▸ TASK DESCRIPTION
Copy out each line of the data holding "apply".

╭─ DATA PROVIDED

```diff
@@ -214,12 +234,11 @@
                 pv[i] = V[i + 1];
             }
             gx[15] = 0; gy[15] = 0; pv[15] = 0;
+            const uint32_t gsel = winrow ? 0x05040100u : 0x0c0c0c0cu;
 #pragma unroll
             for (int m = 0; m < 8; ++m) {
-                const int ix = (int)__builtin_amdgcn_perm((uint32_t)gx[2 * m + 1], (uint32_t)gx[2 * m], 0x05040100u);
-                const int iy = (int)__builtin_amdgcn_perm((uint32_t)gy[2 * m + 1], (uint32_t)gy[2 * m], 0x05040100u);
-                Ixp[m] = winrow ? ix : 0;
-                Iyp[m] = winrow ? iy : 0;
+                Ixp[m] = (int)__builtin_amdgcn_perm((uint32_t)gx[2 * m + 1], (uint32_t)gx[2 * m], gsel);
+                Iyp[m] = (int)__builtin_amdgcn_perm((uint32_t)gy[2 * m + 1], (uint32_t)gy[2 * m], gsel);
                 Pp[m] = (int)__builtin_amdgcn_perm((uint32_t)pv[2 * m + 1], (uint32_t)pv[2 * m], 0x05040100u);
                 A11 = l4_dot2(Ixp[m], Ixp[m], A11); A12 = l4_dot2(Ixp[m], Iyp[m], A12); A22 = l4_dot2(Iyp[m], Iyp[m], A22);
             }
@@ -266,10 +285,7 @@
             L4Pairs<15>::run(a, pr);
             int sv[16];
 #pragma unroll
-            for (int k = 0; k < 15; ++k) {
-                const int t = l4_dot2k(pr[k], wt, 256), b = l4_dot2k(pr[k], wb, 0);
-                sv[k] = t + l4_dpp0<L4_SHL1>(b);
-            }
+            for (int k = 0; k < 15; k += 5) l4_sample5(pr + k, wt, wb, sv + k);
             sv[15] = 0;
             int b1 = 0, b2 = 0;
 #pragma unroll
```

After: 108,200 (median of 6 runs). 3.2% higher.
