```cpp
struct ProbeRegion {
    uint8_t *out;
    uint64_t bytes;
};
hipError_t probe_placement(const ProbeRegion *d_regions, uint32_t nregions, uint8_t *const *bufs,
                           const uint64_t *buf_bytes, uint32_t nbuf, int reps, hipStream_t stream, float *chunk_ms,
                           float *fill_ms);
inline void chunk_lds_need(uint8_t enc, uint8_t T, uint8_t ob, uint32_t dict_count, uint32_t max_w,
                           uint32_t &p_bytes, uint32_t &v_bytes) {
    p_bytes = 128 * max_w + 128;
    v_bytes = 0;
    if (enc == 2  && T < 64) v_bytes = 128 * T;
    if (enc == 4 ) v_bytes = 2048;
    if (enc == 3 ) {
        const uint32_t d = dict_count * ob;
        v_bytes = 4096 + (d <= 4096 ? ((d + 15) & ~15u) : 0);
    }
}

}
```

duckdb-fastlane_amd/csrc/fls_decode_dev.hpp:

```cpp
#pragma once
#include <hip/hip_runtime.h>

#include <algorithm>
#include <cstdlib>
#include <cstring>

#include "fls_alp.hpp"
#include "fls_decode.hpp"
#include "fls_format.hpp"
#include "fls_unpack.hpp"

namespace fls {
namespace dec {
namespace {
using namespace dev;

constexpr int kWaves = 4;

using gv4 = const FLS_GLOBAL v4u;
using gu8 = const FLS_GLOBAL uint8_t;
using ov4 = FLS_GLOBAL v4u;
using ou8 = FLS_GLOBAL uint8_t;
using lv4 = FLS_LDS v4u;
using lu8 = FLS_LDS uint8_t;
// ... 437 lines not shown
template <>
struct AlpScale<32> {
    float fm, im;
    __device__ __forceinline__ AlpScale(uint32_t e, uint32_t f) : fm(kF10F[f]), im(kIF10F[e]) {}
    __device__ __forceinline__ uint32_t one(uint32_t d) const {
        return __float_as_uint((float)(int32_t)d * fm * im);
    }
    __device__ __forceinline__ v4u apply(v4u x) const { return mk4(one(x.x), one(x.y), one(x.z), one(x.w)); }
};

template <int T_>
struct PathAlp {
    static constexpr int T = T_;
    static constexpr uint32_t kMaxE = T_ == 64 ? kAlpMaxExpD : kAlpMaxExpF;
    using Aux = NoAux;
    gu8 *aux_base;
    uint32_t *err;
    __device__ __forceinline__ PathAlp(const DevChunk &c, const Lds &, uint32_t, uint32_t *e)
        : aux_base(gptr(c.chunk) + c.aux_off), err(e) {}
    __device__ __forceinline__ gu8 *aux_ptr(const DevChunk &, const VecInfo &) const { return nullptr; }
    template <bool FULL>
    __device__ __forceinline__ void vec(const Lds &s, const VecInfo &x, const Aux &, ou8 *out, uint32_t lane) const {
        const uint32_t exc = x.acount & 0xFFFF;
        const uint32_t e = min((x.acount >> 16) & 0xFF, kMaxE), f = min(x.acount >> 24, e);
        const AlpScale<T> sc(e, f);
        const uint32_t limit = x.nvals * (T / 8);
#pragma unroll
        for (uint32_t j = 0; j < T / 8; ++j) {
            const uint32_t ci = lane + 64 * j;
            const v4u v = sc.apply(add_base<T>(unpack_chunk<T>(s.P, x.W, ci), x.base));
            if (FULL) st16(out, 16 * ci, v);
            else store16<T / 8>(out, 16 * ci, limit, v);
            seq();
        }
        if (exc == 0) return;
        __builtin_amdgcn_s_waitcnt(0x0F70);
        gu8 *ea = aux_base + x.aoff;
        const FLS_GLOBAL uint16_t *pos = reinterpret_cast<const FLS_GLOBAL uint16_t *>(ea);
        gu8 *val = ea + ((2 * exc + 15) & ~15u);
        bool bad = false;
        for (uint32_t k = lane; k < exc; k += 64) {
            const uint32_t p = pos[k];
            if (p >= x.nvals) { bad = true; continue; }
            if (T == 64) {
                reinterpret_cast<FLS_GLOBAL uint64_t *>(out)[p] = reinterpret_cast<const FLS_GLOBAL uint64_t *>(val)[k];
            } else {
                reinterpret_cast<FLS_GLOBAL uint32_t *>(out)[p] = reinterpret_cast<const FLS_GLOBAL uint32_t *>(val)[k];
            }
        }
        if (bad) atomicOr(err, KERR_BAD_DESC);
    }
};
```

╰─

▸ TASK ANSWER
    __device__ __forceinline__ v4u apply(v4u x) const { return mk4(one(x.x), one(x.y), one(x.z), one(x.w)); }
            const v4u v = sc.apply(add_base<T>(unpack_chunk<T>(s.P, x.W, ci), x.base));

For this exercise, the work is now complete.